# Speargun tubes / bands on a slingshot? has anybody tried it?



## Don Gross

I haven't found anything on people trying speargun tubes/bands this and it is something I have been very curious about for quite a while. I am new to "real" slingshots but I have had this nagging voice in my head since I was a kid that speargun bands might work.


----------



## QuotidianPrepper

I know Joerg tried this on a YouTube vid a while back.


----------



## kooniu

I use in slingbow , was to strong for normali slingshot


----------



## Don Gross

Maybe I should be more specific.
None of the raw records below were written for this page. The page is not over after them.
template <int E2>
__device__ __forceinline__ void ldsk_pair(const lds_char* lds, unsigned ring, float w, float cb, unsigned next_cols, const LdskLane& L,
                                          ZOp<LDSK_E> (&zh)[LDSK_T], ZOp<LDSK_E> (&zl)[LDSK_T], float (&bpart)[LDSK_T]) {
  wait_vm<12>();
  const float s0 = row_bcast<2 * E2>(w), s1 = row_bcast<2 * E2 + 1>(w);
  const float c0 = row_bcast<2 * E2>(cb), c1 = row_bcast<2 * E2 + 1>(cb);
  {
    const f32x4 ya = *reinterpret_cast<lds_f4>(lds + L.rd0 + 4096 * E2);
    const f32x4 yb = *reinterpret_cast<lds_f4>(lds + L.rd0 + 4096 * E2 + 512);
    ldsk_convert_half<E2, 0>(ya, yb, s0, s1, c0, c1, zh, zl, bpart);
  }
  __builtin_amdgcn_sched_barrier(0);
  {
    const f32x4 ya = *reinterpret_cast<lds_f4>(lds + (L.rd0 ^ 16u) + 4096 * E2);
    const f32x4 yb = *reinterpret_cast<lds_f4>(lds + (L.rd0 ^ 16u) + 4096 * E2 + 512);
    ldsk_convert_half<E2, 4>(ya, yb, s0, s1, c0, c1, zh, zl, bpart);
  }
  __builtin_amdgcn_sched_barrier(0);
  ldsk_issue_pair<E2>(lds, ring, next_cols, L);
  __builtin_amdgcn_sched_barrier(0);
}
__device__ __forceinline__ void ldsk_super_step(const lds_char* lds, unsigned ring, float w, float cb, unsigned next_cols, const LdskLane& L,
                                                f32x4 (&acc)[tri(LDSK_T)], float (&bpart)[LDSK_T]) {
  ZOp<LDSK_E> zh[LDSK_T], zl[LDSK_T];
  ldsk_pair<0>(lds, ring, w, cb, next_cols, L, zh, zl, bpart);
  ldsk_pair<1>(lds, ring, w, cb, next_cols, L, zh, zl, bpart);
  ldsk_pair<2>(lds, ring, w, cb, next_cols, L, zh, zl, bpart);
  ldsk_pair<3>(lds, ring, w, cb, next_cols, L, zh, zl, bpart);
  gram_super_step<LDSK_T, LDSK_E>(zh, zl, acc);
  __builtin_amdgcn_sched_barrier(0);
}

__global__ void gramian_perm_kernel(const double* __restrict__ G, int k, float* __restrict__ Gp) {
  constexpr int T = LDSK_T;
  const int e = blockIdx.x * blockDim.x + threadIdx.x;
  if (e >= tri(T) * 256) return;
  const int t = e >> 8, lane = (e >> 2) & 63, reg = e & 3;
  int i = 0, rem = t;
  while (rem >= T - i) {
    rem -= T - i;
    ++i;
  }
  const int j = i + rem;
  const int row = ldsk_feature(i, 4 * (lane >> 4) + reg), col = ldsk_feature(j, lane & 15);
  Gp[e] = (row < k && col < k) ? (float)G[(int64_t)row * k + col] : 0.f;
}
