diff --git a/anakin_amd/csrc/api_net_autotune.hip b/anakin_amd/csrc/api_net_autotune.hip
--- a/anakin_amd/csrc/api_net_autotune.hip
+++ b/anakin_amd/csrc/api_net_autotune.hip
@@ -11,6 +11,7 @@
     saber_hip_conv* c = net_op_conv(net, index);
     int choice = (c && !c->pool_fused && (c->algo <= ALGO_IGEMM_F32 || dw_ok(c) || group_ok(c))) ? saber_hip_conv2d_get_tile(c) : 0;
     if (!c) return choice;
+    if (c->pool_fused && !c->stem32 && c->stem_form) choice = saber_hip_conv2d_get_tile(c);
     const NetOp& o = net->ops[index];
     if (o.chain) choice |= (1 << 28) | ((o.chain_on ? o.chain->form.code : 0) << 24);
     if (o.chain3) choice |= (1 << 29) | ((o.led_on ? o.chain3->form.code : 0) << 24);
@@ -45,6 +46,13 @@
     }
     if (ir_bits && !(choice & 0xffffff)) {
         net_set_ir(net, index, ir_tn);
+        net_drop_graph(net);
+        return SABER_HIP_OK;
+    }
+    if (c && c->pool_fused && !c->stem32 && ((choice >> 16) & 0xff) == 18) {
+        const int rc = saber_hip_conv2d_set_tile(c, choice);
+        if (rc) return rc;
+        net_resolve(net);
         net_drop_graph(net);
         return SABER_HIP_OK;
     }
@@ -196,6 +204,29 @@
     auto log_cand = [&](const saber_hip_conv* c, const std::string& name, float t) {
         if (log_cands) std::fprintf(stderr, "autotune [%dx%dx%d c%d k%d %dx%d] %-40s %8.2f us\n", c->d.n, c->d.h, c->d.w, c->d.c, c->d.k, c->d.kh, c->d.kw, name.c_str(), t);
     };
+    for (size_t i = 0; i < net->ops.size(); ++i) {
+        NetOp& S = net->ops[i];
+        saber_hip_conv* c = S.kind == OP_CONV ? S.conv : nullptr;
+        if (!c || !c->pool_fused || c->stem32 || S.launch == LAUNCH_NONE) continue;
+        hipStream_t s = (hipStream_t)stream;
+        auto run_all = [&]() -> int { return net_launch(net, S, s); };
+        auto timed = [&](float* t) { return time_enqueued(s, run_all, 20, t); };
+        float best = 0.f;
+        int best_form = 0;
+        for (int form = 0; form < saber_mi355x::conv_stem_pool_form_count(); ++form) {
+            float us = -1.f;
+            if (saber_hip_conv2d_set_tile(c, (18 << 16) | form) != SABER_HIP_OK) continue;
+            const int rt = timed(&us);
+            if (form == 0 && rt) return rt;
+            log_cand(c, c->algo_name + (S.stem_pair ? "+pair" : ""), rt == SABER_HIP_OK ? us : -1.f);
+            if (form == 0) best = us;
+            else if (rt == SABER_HIP_OK && us < (best_form ? best : best * 0.99f)) { best = us; best_form = form; }
+        }
+        (void)saber_hip_conv2d_set_tile(c, (18 << 16) | best_form);
+        net_resolve(net);
+        const int rc = run_all();
+        if (rc) return rc;
+    }
     for (size_t i = 0; i < net->ops.size(); ++i)
         if (net->ops[i].stage) net_set_stage(net, (int)i, false);
     for (size_t i = 0; i < net->ops.size(); ++i) {
diff --git a/anakin_amd/csrc/api_select.hip b/anakin_amd/csrc/api_select.hip
--- a/anakin_amd/csrc/api_select.hip
+++ b/anakin_amd/csrc/api_select.hip
@@ -212,12 +212,21 @@
         op->stem32 = 1 + (tile & 0xff);
         return SABER_HIP_OK;
     }
-    if (op->pool_fused) return fail(SABER_HIP_INVALID_VALUE, "fused conv+pooling has a single kernel");
+    if (op->pool_fused) {
+        if (((tile >> 16) & 0xff) != 18 || (tile & 0xffff) >= conv_stem_pool_form_count() || (tile >> 24))
+            return fail(SABER_HIP_INVALID_VALUE, "fused conv+pooling: (18 << 16) | 0..2");
+        op->stem_form = tile & 0xff;
+        sel_name(op);
+        return SABER_HIP_OK;
+    }
     ConvSel s;
     const int rc = sel_decode(op, tile, &s);
     return rc ? rc : sel_set(op, s);
 }
-int saber_hip_conv2d_get_tile(const saber_hip_conv_t* op) { return sel_encode(op); }
+int saber_hip_conv2d_get_tile(const saber_hip_conv_t* op) {
+    if (op->pool_fused && !op->stem32) return (18 << 16) | op->stem_form;
+    return sel_encode(op);
+}
 
 void sel_name(saber_hip_conv* op) {
     static const char* an[] = {"igemm_i8", "igemm_i8_c4", "igemm_f32", "direct_i8", "direct_f32"};
@@ -228,7 +237,10 @@
     int tm = 0, thr = 0, depth = 0, wgs = 0;
     char buf[96];
     if (op->stem32) snprintf(buf, sizeof buf, "stem7x7s2_maxpool3x3s2_f32_bf16x3_nchw_in");
-    else if (op->pool_fused) snprintf(buf, sizeof buf, "stem7x7s2_maxpool3x3s2_i8_4x8%s", op->pre_quant ? "_fusedquant" : "");
+    else if (op->pool_fused) {
+        conv_stem_pool_form_dims(op->stem_form, &bmk, &bnp);
+        snprintf(buf, sizeof buf, "stem7x7s2_maxpool3x3s2_i8_%dx%d%s", bmk, bnp, op->pre_quant ? "_fusedquant" : "");
+    }
     else switch (s.fam) {
     case FAM_STEM: snprintf(buf, sizeof buf, "stem7x7s2_i8_8x16%s", op->pre_quant ? "_fusedquant" : ""); break;
     case FAM_FC_SMALL:
diff --git a/anakin_amd/csrc/conv_stem.h b/anakin_amd/csrc/conv_stem.h
--- a/anakin_amd/csrc/conv_stem.h
+++ b/anakin_amd/csrc/conv_stem.h
@@ -10,17 +10,17 @@
     return __builtin_bit_cast(unsigned, r);
 }
 
-template <bool F32IN, int NPIX, int ICP>
+template <bool F32IN, int NPIX, int ICP, int NT = 256>
 __device__ __forceinline__ void stage_input_patch(const ConvKArgs& a, int n, int iy0, int ix0, unsigned xmask, int tid,
                                                   unsigned* lds_x) {
-    constexpr int NIT = (NPIX + 255) / 256;
+    constexpr int NIT = (NPIX + NT - 1) / NT;
     float fv[NIT][4];
     unsigned pv[NIT];
     bool ok[NIT];
     const size_t plane = (size_t)a.H * a.W;
 #pragma unroll
     for (int it = 0; it < NIT; ++it) {
-        const int idx = tid + it * 256;
+        const int idx = tid + it * NT;
         const int r = idx / ICP, c = idx - r * ICP;
         const int iy = iy0 + r, ix = ix0 + c;
         ok[it] = idx < NPIX && iy >= 0 && iy < a.H && ix >= 0 && ix < a.W;
@@ -40,7 +40,7 @@
     }
 #pragma unroll
     for (int it = 0; it < NIT; ++it) {
-        const int idx = tid + it * 256;
+        const int idx = tid + it * NT;
         unsigned pk = pv[it];
         if constexpr (F32IN) {
             if (ok[it]) {
@@ -382,6 +382,217 @@
     SABER_TL_FLUSH();
 }
 
+constexpr int STEM_POOL_FORMS = 3;
+__host__ __device__ inline void stem_pool_form_tile(int form, int* ph, int* pw) {
+    *ph = form == 0 ? 4 : 7;
+    *pw = form == 2 ? 7 : 8;
+}
+__host__ __device__ inline int stem_w_src_chunk(int d) {
+    const int lrow = d >> 4, t = lrow >> 4;
+    const int r = (t >> 1) * 32 + ((lrow >> 2) & 3) * 8 + (t & 1) * 4 + (lrow & 3);
+    return r * 16 + ((d & 15) ^ (lrow & 15));
+}
+template <bool F32IN, bool TAIL, int PH, int PW>
+__device__ __forceinline__ void conv_stem_pool_form_body(const ConvKArgs& a, const StemPairTail& t) {
+    constexpr int CR = 2 * PH + 1, CC = 2 * PW + 1, NPX = CR * CC;
+    constexpr int NG = ((NPX + 15) / 16 + 3) & ~3, TN = NG / 4;
+    constexpr int IR = (CR - 1) * 2 + 7 + 1, ICP = (CC - 1) * 2 + 8;
+    constexpr int TM = 2, NV = 8, WCH = 64 * 16;
+    constexpr int NT = 512;
+    constexpr int NPP = PH * PW, NPG = (NPP + 15) / 16;
+    static_assert(NG % 4 == 0, "pixel groups split over four wave columns");
+    static_assert(NPP <= 64 && NPG == 4, "one pooling pass; the tail's unit mapping: a pixel group per wave of a half");
+    static_assert(NPG * 16 * 20 <= IR * ICP, "the pair's B operand reuses the patch");
+
+    __shared__ v4i lds_w[WCH];
+    __shared__ __attribute__((aligned(16))) unsigned lds_x[IR * ICP];
+    __shared__ uint2 lds_c[NG * 16 * 8];
+    constexpr int TPC = 256;
+    __shared__ v4i lds_tp[TAIL ? TPC : 1];
+    constexpr int MAXG = 10;
+    __shared__ v4i lds_ta[TAIL ? MAXG * 2 * 64 : 1];
+    SABER_TL_DECL;
+    SABER_TL(0);
+
+    const int tid = threadIdx.x, lane = tid & 63, wave = tid >> 6;
+    if constexpr (TAIL)
+        if (wave < 4) lds_dma16((const v4i*)t.prm + tid, lds_tp + wave * 64);
+    const int wm = wave >> 2, wn = wave & 3;
+    const int frow = lane & 15, fq = lane >> 4;
+
+    int ptile, tile_ky;
+    xcd_tile(a, ptile, tile_ky);
+    const int tiles_x = (a.pool_ow + PW - 1) / PW, tiles_y = (a.pool_oh + PH - 1) / PH;
+    const int per_img = tiles_x * tiles_y;
+    const int n = ptile / per_img;
+    const int trem = ptile - n * per_img;
+    const int py0 = (trem / tiles_x) * PH, px0 = (trem % tiles_x) * PW;
+    const int cy0 = py0 * 2, cx0 = px0 * 2;
+    const int k_base = tile_ky * 64;
+
+    const int kb = k_base + wm * 32 + fq * NV;
+    ChanParams<NV> cp;
+    load_chan_params<NV>(a, kb, cp);
+
+    const v4i* w16 = (const v4i*)a.w;
+    const int w_row_chunks = a.Kg_pad >> 4;
+#pragma unroll
+    for (int it = 0; it < WCH / NT; ++it) {
+        const int src = stem_w_src_chunk(tid + it * NT);
+        lds_dma16(w16 + (size_t)(k_base + (src >> 4)) * w_row_chunks + (src & 15), lds_w + it * NT + wave * 64);
+    }
+    const int iy0 = cy0 * 2 - a.pad_h, ix0 = cx0 * 2 - a.pad_w;
+    const unsigned xmask = a.in_u8 ? 0x80808080u : 0u;
+    SABER_TL(1);
+    stage_input_patch<F32IN, IR * ICP, ICP, NT>(a, n, iy0, ix0, xmask, tid, lds_x);
+    SABER_TL(2);
+    asm volatile("s_waitcnt vmcnt(0)" ::: "memory");
+    if constexpr (TAIL) {
+        const int nfr = (t.K1 + t.K2) >> 4;
+        for (int f = wave; f < nfr; f += 8) lds_dma16((const v4i*)t.w + f * 64 + lane, lds_ta + f * 64);
+    }
+    __syncthreads();
+
+    v4i acc[TM][TN];
+#pragma unroll
+    for (int i = 0; i < TM; ++i)
+#pragma unroll
+        for (int j = 0; j < TN; ++j) acc[i][j] = v4i{0, 0, 0, 0};
+    int a_idx[TM];
+#pragma unroll
+    for (int i = 0; i < TM; ++i) {
+        const int row = (wm * TM + i) * 16 + frow;
+        a_idx[i] = row * 16 + (fq ^ (row & 15));
+    }
+    int b_off[TN];
+    bool ok[TN];
+#pragma unroll
+    for (int j = 0; j < TN; ++j) {
+        const int q = (wn * TN + j) * 16 + frow;
+        const int qq = q < NPX ? q : NPX - 1;
+        const int r = qq / CC, c = qq - r * CC;
+        b_off[j] = (2 * r + (fq >> 1)) * ICP + 2 * c + 4 * (fq & 1);
+        ok[j] = q < NPX && cy0 + r < a.OH && cx0 + c < a.OW;
+    }
+#pragma unroll
+    for (int ks = 0; ks < 4; ++ks) {
+        v4i af[TM], bf[TN];
+#pragma unroll
+        for (int i = 0; i < TM; ++i) af[i] = lds_w[a_idx[i] ^ (ks << 2)];
+#pragma unroll
+        for (int j = 0; j < TN; ++j) {
+            const v2i* p = (const v2i*)&lds_x[b_off[j] + ks * 2 * ICP];
+            const v2i lo = p[0], hi = p[1];
+            bf[j] = v4i{lo.x, lo.y, hi.x, hi.y};
+        }
+#pragma unroll
+        for (int i = 0; i < TM; ++i)
+#pragma unroll
+            for (int j = 0; j < TN; ++j) acc[i][j] = mma_step(af[i], bf[j], acc[i][j]);
+    }
+
+    SABER_TL(3);
+    const bool u8 = a.out_dtype == DT_U8;
+    const float lo_clamp = a.relu ? 0.f : -3.0e38f;
+    const float off = u8 ? 0.f : 128.f;
+#pragma unroll
+    for (int j = 0; j < TN; ++j) {
+        const int q = (wn * TN + j) * 16 + frow;
+        unsigned pk[2] = {0u, 0u};
+        if (ok[j]) {
+#pragma unroll
+            for (int v = 0; v < 2; ++v) {
+                unsigned w = 0;
+                float dq[4];
+#pragma unroll
+                for (int t = 0; t < 4; t += 2) {
+                    v2f d2 = {(float)(acc[v][j][t] + cp.comp[v * 4 + t]), (float)(acc[v][j][t + 1] + cp.comp[v * 4 + t + 1])};
+                    d2 = d2 + v2f{cp.bias[v * 4 + t], cp.bias[v * 4 + t + 1]};
+                    d2 = d2 * v2f{cp.scale[v * 4 + t], cp.scale[v * 4 + t + 1]};
+                    dq[t] = d2.x;
+                    dq[t + 1] = d2.y;
+                }
+                if (u8) {
+#pragma unroll
+                    for (int t = 0; t < 4; ++t) w = __builtin_amdgcn_cvt_pk_u8_f32(rintf(dq[t]), t, w);
+                } else {
+#pragma unroll
+                    for (int t = 0; t < 4; ++t) w = __builtin_amdgcn_cvt_pk_u8_f32(fmaxf(rintf(dq[t]), lo_clamp) + off, t, w);
+                }
+                pk[v] = w;
+            }
+        }
+        lds_c[q * 8 + wm * 4 + fq] = make_uint2(pk[0], pk[1]);
+    }
+    __syncthreads();
+
+    SABER_TL(4);
+    {
+        const int pp = tid >> 3, cg = tid & 7;
+        const int ppy = pp / PW, ppx = pp - ppy * PW;
+        const int poy = py0 + ppy, pox = px0 + ppx;
+        const int kc = k_base + cg * 8;
+        if ((NPP == 64 || pp < NPP) && poy < a.pool_oh && pox < a.pool_ow && kc < a.K) {
+            unsigned ev[2] = {0, 0}, od[2] = {0, 0};
+#pragma unroll
+            for (int dy = 0; dy < 3; ++dy)
+#pragma unroll
+                for (int dx = 0; dx < 3; ++dx) {
+                    const uint2 v = lds_c[((2 * ppy + dy) * CC + 2 * ppx + dx) * 8 + cg];
+                    ev[0] = pk_max_u16_(ev[0], v.x & 0x00ff00ffu);
+                    od[0] = pk_max_u16_(od[0], (v.x >> 8) & 0x00ff00ffu);
+                    ev[1] = pk_max_u16_(ev[1], v.y & 0x00ff00ffu);
+                    od[1] = pk_max_u16_(od[1], (v.y >> 8) & 0x00ff00ffu);
+                }
+            const unsigned flip = u8 ? 0u : 0x80808080u;
+            const uint2 o = make_uint2((ev[0] | (od[0] << 8)) ^ flip, (ev[1] | (od[1] << 8)) ^ flip);
+            if constexpr (TAIL) {
+                *(uint2*)&lds_x[pp * 20 + cg * 2] = make_uint2(o.x ^ flip ^ 0x80808080u, o.y ^ flip ^ 0x80808080u);
+            }
+            if (!TAIL || a.y) {
+                uint8_t* y = (uint8_t*)a.y + (((size_t)n * a.pool_oh + poy) * a.pool_ow + pox) * a.K + kc;
+                if (kc + 8 <= a.K) *(uint2*)y = o;
+                else for (int t = 0; t < a.K - kc; ++t) y[t] = (uint8_t)((t < 4 ? o.x : o.y) >> (8 * (t & 3)));
+            }
+        }
+    }
+    SABER_TL(5);
+    if constexpr (TAIL) {
+        asm volatile("s_waitcnt vmcnt(0)" ::: "memory");
+        __syncthreads();
+        const int pg = wave & 3;
+        const v4i bfr = *(const v4i*)&lds_x[(pg * 16 + frow) * 20 + fq * 4];
+        const int tp = pg * 16 + frow;
+        const int toy = py0 + tp / PW, tox = px0 + tp % PW;
+        const bool tok = (NPP % 16 == 0 || tp < NPP) && toy < a.pool_oh && tox < a.pool_ow;
+        const size_t tpix = ((size_t)n * a.pool_oh + toy) * a.pool_ow + tox;
+        const int tng = (t.K1 + t.K2) >> 5;
+#pragma unroll
+        for (int u = 0; u < MAXG / 2; ++u) {
+            const int gu = (wave >> 2) + 2 * u;
+            const int g = gu < tng ? gu : tng - 1;
+            const int kb = g * 32 + fq * 8;
+            const v4i* pc = lds_tp + (kb >> 2) * 3;
+            const v4i z = {0, 0, 0, 0};
+            const v4i ta0 = lds_ta[(g * 2) * 64 + lane], ta1 = lds_ta[(g * 2 + 1) * 64 + lane];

I have seen them used on bows and crossbows but never on a normal sized frame hand held slingshot.


----------



## Imperial

If you can pull it, go for it.


----------



## treefork

Spear gun tubes will be too slow for slingshot ammo with an unnecessary heavy draw weight . Suitable for heavy projectiles like the spears and fiber glass arrows . Go with lighter more suitable tubes or bands for use with slingshot ammo for more speed and power .


----------



## NaturalFork

As Treefork stated .. unless you are propelling boccee balls or somehting .. lighter rubber will produce a much faster shot.


----------



## Don Gross

Thanks. My goal Is to use a .50cal lead ball 178 grains/ .4 ounces.


----------



## Viper010

Don Gross said:


> Thanks. My goal Is to use a .50cal lead ball 178 grains/ .4 ounces.


Try cutting some tapered theraband gold, 30 to 20 mm. You will be amazed. Much, MUCH more power for way less draw weight.


----------